SELECT ID FROM Old.Contacts WHERE NOT (ID IN
(SELECT ID FROM New.Contacts) OR ID IN (SELECT ID FROM Live.Contacts))

That should pinpoint the specific Old.Contacts which are not in either of the other tables. If there are 4 of these you have tied up part of the problem.

Good luck.
Thu, Jul 10 2014 4:28 AMPermanent Link

Roy Lambert

NLH Associates

Team Elevate Team Elevate

Adam

>.. so you seem to have 4 items in Old.Contacts which are not in NEW.

I'm not sure how you reach that conclusion. I would prefer to say that I have 4 rows where this filter (_ID not in (SELECT _ID from live.Contacts)) in the WHERE clause does not identify the gap.

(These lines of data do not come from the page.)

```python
def batch_norm_module(x, bn, act=None, feeds=None, private_input=False):
    if bn.training:
        if not _defer_counters:
            bn.num_batches_tracked += 1
        else:
            ent = _pending_counters.get(id(bn.num_batches_tracked))
            if ent is None:
                _pending_counters[id(bn.num_batches_tracked)] = [bn.num_batches_tracked, 1]
            else:
                ent[1] += 1
        return ops.batch_norm_act(x, bn.weight, bn.bias, bn.running_mean, bn.running_var, act, bn.eps, bn.momentum, feeds,
                                  private_input)
    invstd = torch.rsqrt(bn.running_var + bn.eps)
    return ops.norm_apply_eval(x, bn.running_mean, invstd, bn.weight, bn.bias, act)


def instance_norm_module(x, inorm, act=None, feeds=None, private_input=False):
    return ops.instance_norm_act(x, inorm.weight, inorm.bias, act, inorm.eps, feeds, private_input)


def fold_time(x):
    b, c, t, h, w = x.shape
    return x.permute(2, 0, 1, 3, 4).reshape(t * b, c, h, w)


def unfold_time(x, t):
    tb, c, h, w = x.shape
    return x.reshape(t, tb // t, c, h, w).permute(1, 2, 0, 3, 4)
```

### c2m_amd/modules/layers/down_block.py

```python
from torch import nn

from .common import conv_module, batch_norm_module, pad_triple


class DownBlock2d(nn.Module):
    def __init__(self, in_features, out_features, kernel_size=(3, 3), stride=(1, 1), padding=1, padding_mode='zeros',
                 use_norm=True):
        super().__init__()
        self.conv = nn.Conv2d(in_channels=in_features, out_channels=out_features, stride=stride,
                              kernel_size=kernel_size, padding=padding, groups=1, padding_mode=padding_mode)
        self.norm = nn.BatchNorm2d(out_features, affine=True)
        self.use_norm = use_norm

    def forward(self, x):
        if not self.use_norm:
            return conv_module(x, self.conv, act="lrelu")
        return batch_norm_module(conv_module(x, self.conv), self.norm, act="lrelu", private_input=True)


class DownBlock3d(nn.Module):
    def __init__(self, in_features, out_features, kernel_size=[3, 3, 3], stride=[1, 1, 1], padding=[1, 1, 1],
                 padding_mode='zeros', use_norm=True):
        super().__init__()
        if padding_mode not in ("reflect",):
            raise NotImplementedError(f"DownBlock3d padding_mode {padding_mode}")
        self.pad_conv = nn.ReflectionPad3d(padding)
        self.conv = nn.Conv3d(in_channels=in_features, out_channels=out_features, stride=stride,
                              kernel_size=kernel_size, padding=0, groups=1, padding_mode=padding_mode)
        self.norm = nn.BatchNorm3d(out_features, affine=True)
        self.use_norm = use_norm
        self._pad3 = pad_triple(padding)

    def forward(self, x):
        if not self.use_norm:
            return conv_module(x, self.conv, act="lrelu", padding=self._pad3, padding_mode="reflect")
        y = conv_module(x, self.conv, padding=self._pad3, padding_mode="reflect")
        return batch_norm_module(y, self.norm, act="lrelu", private_input=True)
```

### c2m_amd/modules/layers/residual_block.py

```python
import torch.nn as nn

from .common import conv_module, batch_norm_module, feeds_conv
from .spade_block import SpatiallyAdaptiveNorm


class ResidualBlock(nn.Module):
    def __init__(self, in_planes, out_planes, kernel_size, padding):
        super().__init__()
        self.padding = nn.ReflectionPad2d(padding)
        self.conv1 = nn.Conv2d(in_channels=in_planes, out_channels=out_planes, kernel_size=kernel_size, padding=0)
        self.conv2 = nn.Conv2d(in_channels=out_planes, out_channels=out_planes, kernel_size=kernel_size, padding=0)
        self.norm1 = nn.BatchNorm2d(in_planes, affine=True)
        self.norm2 = nn.BatchNorm2d(out_planes, affine=True)
        self._pad = padding

    def forward(self, x):
        out = batch_norm_module(x, self.norm1, act="relu", feeds=feeds_conv(self.conv1, self._pad, "reflect"))
        out = conv_module(out, self.conv1, padding=self._pad, padding_mode="reflect")
        out = batch_norm_module(out, self.norm2, act="relu", feeds=feeds_conv(self.conv2, self._pad, "reflect"), private_input=True)
        out = conv_module(out, self.conv2, padding=self._pad, padding_mode="reflect")
        return out + x


class ResidualSpadeBlock(nn.Module):
    def __init__(self, cond_dims, in_planes, out_planes, kernel_size, padding, spade_params):
        super().__init__()
        self.cond_dims = cond_dims
        self.spade_params = spade_params
        self.padding = nn.ReflectionPad2d(padding)
        self.conv1 = nn.Conv2d(in_channels=in_planes, out_channels=out_planes, kernel_size=kernel_size, padding=0)
        self.conv2 = nn.Conv2d(in_channels=out_planes, out_channels=out_planes, kernel_size=kernel_size, padding=0)
        self.norm1 = SpatiallyAdaptiveNorm(in_planes, cond_dims)
        self.norm2 = SpatiallyAdaptiveNorm(out_planes, cond_dims)
        self.learned_shortcut = (in_planes != out_planes)
        if self.learned_shortcut:
            self.conv_s = nn.Conv2d(in_planes, out_planes, kernel_size=1, bias=False)
            self.norm_s = SpatiallyAdaptiveNorm(in_planes, cond_dims)
        self._pad = padding

    def forward(self, x, *cond_inputs):
        dx = self.norm1(x, *cond_inputs, act="lrelu", feeds=feeds_conv(self.conv1, self._pad, "reflect"))
        dx = conv_module(dx, self.conv1, padding=self._pad, padding_mode="reflect")
        dx = self.norm2(dx, *cond_inputs, act="lrelu", feeds=feeds_conv(self.conv2, self._pad, "reflect"), private_input=True)
        dx = conv_module(dx, self.conv2, padding=self._pad, padding_mode="reflect")
        if self.learned_shortcut:
            x_s = self.norm_s(x, *cond_inputs, act="lrelu", feeds=feeds_conv(self.conv_s))
            return dx + conv_module(x_s, self.conv_s)
        return dx
```

### c2m_amd/modules/model.py

```python
import functools

import numpy as np
import torch
import torch.nn as nn
import torch.optim as optim

from .. import ops
from ..optim import Adam
from ..utils import utils as U
from ..losses import losses
from .appearance_encoder.appearance_encoder import AppearanceEncoder
from .motion_estimator.dense_motion import DenseMotionNetwork
from .generator.generator import OcclusionAwareGenerator
from .discriminator import discriminator
from .layers.common import fold_time, unfold_time, deferred_batch_counters


def get_norm_layer(norm_type='instance'):
    if norm_type == 'batch':
        return functools.partial(nn.BatchNorm2d, affine=True)
    if norm_type == 'instance':
        return functools.partial(nn.InstanceNorm2d, affine=False, track_running_stats=True)
    raise NotImplementedError('normalization layer [%s] is not found' % norm_type)

# ... 70 lines not shown
        if self.train_params["loss_weights"][f"feature_matching_{dis_type}"] > 0:
            for a, b in zip(pred_real['feature_maps_%s' % 0], pred_fake['feature_maps_%s' % 0]):
                loss_fm = loss_fm + ops.l1_mean(b, a.detach())
        return loss_g_gan, loss_fm

    def _resize_inputs(self, get):
        sf = self.model_params["common_params"]["scale_factor"]
        r = U.resize_video
        return dict(frames=r(get("video"), sf, mode="bilinear"), bg_mask=r(get("bg_mask"), sf, mode="nearest"),
                    fg_mask=r(get("fg_mask"), sf, mode="nearest"),
                    instance=r(get("instance_mask").float(), sf, mode="nearest").int(),
                    input_of=r(get("input_of"), sf, mode="bilinear", is_flow=True),
                    input_occ=r(get("input_occ"), sf, mode="bilinear"))

    def _encoder_input(self, v):
        t_in = self.train_params["num_input_frames"]
        seg = torch.cat([v["bg_mask"][:, :, :t_in], v["fg_mask"][:, :, :t_in]], 1)
        parts = [_stack_time(v["frames"][:, :, :t_in]), _stack_time(seg),
                 _stack_time(v["instance"][:, :, :t_in]).to(v["frames"].dtype)]
        if v["input_of"] is not None:
            parts += [_stack_time(v["input_of"][:, :, :t_in]), _stack_time(v["input_occ"][:, :, :t_in])]
        return torch.cat(parts, 1)

    def _draw_latent(self, gnn, device):
        tp = self.train_params
        z_dim = self.model_params["motion_estimator"]["sparse_motion_estimator"]["z_dim"]
        return torch.FloatTensor(gnn.x.shape[0], tp["num_predicted_frames"], z_dim).normal_(0, 1).to(device)

    def _generate(self, v, out):
        tp = self.train_params
        t_in, T = tp["num_input_frames"], tp["num_predicted_frames"]
        last = v["frames"][:, :, t_in - 1]
        b, c, h, w = last.shape
        rep = last.unsqueeze(0).expand(T, b, c, h, w).reshape(T * b, c, h, w)
        gen = self.generator(rep, fold_time(out["dense_motion_bw"]), fold_time(out["occlusion_bw"]))
        out["generated"] = unfold_time(gen, T)
        with torch.no_grad():
            sparse = fold_time(out["sparse_motion_bw"])
            out["generated_sparse"] = unfold_time(ops.flow_warp(rep, sparse), T)
            out["generated_sparse_occ"] = unfold_time(ops.flow_warp(rep, sparse, fold_time(out["sparse_occ_bw"])), T)
        return out

    def forward(self, data_batch):
        with deferred_batch_counters():
            return self._forward(data_batch)

    def _forward(self, data_batch):
        tp = self.train_params
        t_in = tp["num_input_frames"]
        v = self._resize_inputs(data_batch.get)
        sf = self.model_params["common_params"]["scale_factor"]
        target_bw_of = U.resize_video(data_batch.get("target_bw_of"), sf, mode="bilinear", is_flow=True)
        target_bw_occ = U.resize_video(data_batch.get("target_bw_occ"), sf, mode="bilinear")
        target_fw_of = U.resize_video(data_batch.get("target_fw_of"), sf, mode="bilinear", is_flow=True)
        target_fw_occ = U.resize_video(data_batch.get("target_fw_occ"), sf, mode="bilinear")
        pl = getattr(self.objective_func, "perceptual_loss", None)
        if pl is not None:
            pl.prefetch(v["frames"][:, :, t_in:])
        gnn = data_batch["tracking_gnn"]
        rng = data_batch.get("rng") or {}
        latent = rng["latent_traj"] if "latent_traj" in rng else self._draw_latent(gnn, gnn.x.device)
        app = self.appearance_encoder({"first_frame": self._encoder_input(v), "tracking_gnn": gnn})
        motion_input = dict(frames=v["frames"], bg_mask=v["bg_mask"], fg_mask=v["fg_mask"], instance=v["instance"],
                            input_of=v["input_of"], input_occ=v["input_occ"], target_bw_of=target_bw_of,
                            target_bw_occ=target_bw_occ, target_fw_of=target_fw_of, target_fw_occ=target_fw_occ,
                            tracking_gnn=gnn, latent=latent, eps=rng.get("eps"), click_index=rng.get("click_index"))
        out = {}
        out.update(self.motion_encoder(app, motion_input))
        out = self._generate(v, out)
        ops.aux_join(*[t for k, t in out.items() if k.startswith("theta_")], *(pl.prefetched_tensors() if pl is not None else []))
# ... 34 lines not shown
```

### c2m_amd/ops.py

```python
import collections
import ctypes
import os
import weakref
import math

import numpy as np
import torch

from . import _lib

G, WG = _lib.GEOM, _lib.WINO_GEOM

ACT = {None: 0, "none": 0, "relu": 1, "lrelu": 2, "sigmoid": 3}
LRELU_SLOPE = 0.2


def _stream():
    return ctypes.c_void_p(_raw_stream(_cur_device()))


_raw_stream = getattr(torch._C, "_cuda_getCurrentRawStream", None)
_cur_device = getattr(torch._C, "_cuda_getDevice", None)
if _raw_stream is None or _cur_device is None:
    _raw_stream = lambda idx: torch.cuda.current_stream(idx).cuda_stream
# ... 1717 lines not shown
        raise ValueError(f"conv_transpose2d: inconsistent geometry {tuple(x.shape)} vs {pl.out_shape}")
    with torch.no_grad():
        y = _conv_dgrad(pl, w, x, True, x.dtype)
        if b is not None or ACT[act]:
            y = _as(y, torch.float32)
            _lib.check(_lib.lib().c2m_bias_act(_p(y), _p(b), N, Co, Ho * Wo, ACT[act], float(slope), _stream()), "bias_act")
    return y


_MAX_TENSOR_BYTES = int(0.9 * 2 ** 31)


def _chunks_for_2gib(xs, ws, stride, pad):
    n, cin, cout = xs[0], xs[1], ws[0]
    sp_in = [d for d in xs[2:]]
    k3 = list(ws[2:])
    nd = len(sp_in)
    padded, out = 1, 1
    for d in range(nd):
        padded *= sp_in[d] + 2 * pad[3 - nd + d]
        out *= max((sp_in[d] + 2 * pad[3 - nd + d] - k3[d]) // stride[3 - nd + d] + 1, 1)
    per_image = 4 * max(cin * padded, cout * out)
    if n * per_image < _MAX_TENSOR_BYTES:
        return 1
    fit = (_MAX_TENSOR_BYTES - 1) // per_image
    if fit < 1:
        raise ValueError("tensor too large: one image exceeds the 32-bit byte offsets of the gather (< 2 GiB)")
    return _cdiv(n, fit)


class _NormActFn(torch.autograd.Function):

    @staticmethod
    def forward(ctx, x, gamma, beta, gb, running_mean, running_var, mode, act, eps, momentum, feeds=None, private_input=False):
        _dev(x, gamma, beta, gb)
        x = _f(x)
        ctx.gb_dtype = gb.dtype if gb is not None else None
        gb = _as(gb, x.dtype)
        dt = _dt(x)
        N, C = x.shape[0], x.shape[1]
        S = x.numel() // (N * C)
        for name, t, want in (("gamma", gamma, C), ("beta", beta, C), ("running_mean", running_mean, C), ("running_var", running_var, C),
                              ("SPADE map", gb, 2 * x.numel())):
            if t is not None and t.numel() != want:
                raise RuntimeError(f"norm: {name} has {t.numel()} elements, expected {want} for an input of shape {tuple(x.shape)}")
        L = _lib.lib()
        nstat = N * C if mode == 0 else C
        mean = torch.empty(nstat, device=x.device, dtype=torch.float32)
        invstd = torch.empty_like(mean)
        ws = torch.empty(L.c2m_norm_workspace_floats(N, C, S), device=x.device, dtype=torch.float32)
        y = torch.empty_like(x)
        ctx.nc8 = bool(_NC8 and _NC8_NORM and dt == 1 and x.dim() == 4 and S % 8 == 0 and C >= 16 and x.shape[3] >= 16 and S >= 512)
        only = False
        if feeds is not None and dt == 1 and S % 8 == 0:
            only = _consumer_reads_only_nc8(x, feeds)
        yn = torch.empty((N, _cdiv(C, 8)) + tuple(x.shape[2:]) + (8,), device=x.device, dtype=BF16) if (ctx.nc8 or only) else None
        if yn is None:
            _lib.check(L.c2m_norm_fwd(_p(x), _p(mean), _p(invstd), _p(running_mean), _p(running_var), _p(ws), _p(gamma), _p(beta), _p(gb),
                                      _p(y), N, C, S, mode, eps, momentum, ACT[act], LRELU_SLOPE, dt, _stream()), "norm_fwd")
        else:
            _lib.check(L.c2m_norm_stats(_p(x), _p(mean), _p(invstd), _p(running_mean), _p(running_var), _p(ws), N, C, S, mode,
                                        eps, momentum, dt, _stream()), "norm_stats")
            _lib.check(L.c2m_norm_apply(_p(x), _p(mean), _p(invstd), _p(gamma), _p(beta), _p(gb), None if only else _p(y), _p(yn), N, C, S,
                                        mode, ACT[act], LRELU_SLOPE, dt, _stream()), "norm_apply")
        if only and _NC8_POISON:
            y.fill_(float("nan"))
        _NormActFn.last_only = only
        ctx.cfg = (N, C, S, mode, act)
        ctx.dx_nc8_only = bool(private_input and _NC8_GRAD and dt == 1 and S % 8 == 0 and getattr(x, "_c2m_bwd_nc8", False))
        ctx.save_for_backward(x, gamma, beta, gb, mean, invstd)
        if yn is None:
            return y, None
        ctx.mark_non_differentiable(yn)
        return y, yn

    @staticmethod
    def backward(ctx, gy, _gyn=None):
        x, gamma, beta, gb, mean, invstd = ctx.saved_tensors
        N, C, S, mode, act = ctx.cfg
        L = _lib.lib()
        gy = _as(gy, x.dtype)
        only = ctx.dx_nc8_only
        dx = torch.empty_like(x)
        dxn = torch.empty((N, _cdiv(C, 8)) + tuple(x.shape[2:]) + (8,), device=x.device, dtype=BF16) if (ctx.nc8 or only) else None
        ggb = torch.empty_like(gb) if gb is not None else None
        dgamma = torch.empty_like(gamma) if gamma is not None else None
        dbeta = torch.empty_like(beta) if gamma is not None else None
        ws = torch.empty(L.c2m_norm_workspace_floats(N, C, S), device=x.device, dtype=torch.float32)
        _lib.check(L.c2m_norm_bwd(_p(x), _p(gy), _p(mean), _p(invstd), _p(gamma), _p(beta), _p(gb), _p(ggb), _p(dgamma),
                                  _p(dbeta), None if only else _p(dx), _p(dxn), _p(ws), N, C, S, mode, ACT[act], LRELU_SLOPE, _dt(x),
                                  _stream()),
                   "norm_bwd")
        if only and _NC8_POISON:
            dx.fill_(float("nan"))
        if dxn is not None and only:
            _mark_nc8_only(dx, dxn)
        elif dxn is not None:
            dx._c2m_nc8 = (dx._version, dxn)
        if ggb is not None and ggb.dtype != ctx.gb_dtype:
            ggb = ggb.to(ctx.gb_dtype)
        return dx, dgamma, dbeta, ggb, None, None, None, None, None, None, None, None
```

>If you have an integer based ID field on the tables you can try:
>
>SELECT ID FROM Old.Contacts WHERE NOT (ID IN
>(SELECT ID FROM New.Contacts) OR ID IN (SELECT ID FROM Live.Contacts))
>
>That should pinpoint the specific Old.Contacts which are not in either of the other tables. If there are 4 of these you have tied up part of the problem.

Crossed wire somewhere - there are only two tables - the old version and the new (up to date) version aka live version.

Sorry for the confusion.

I just went ahead and restored the ones it said were missing (after backing up the live data). I had no collisions on the _ID column which is the primary key so things should be OK.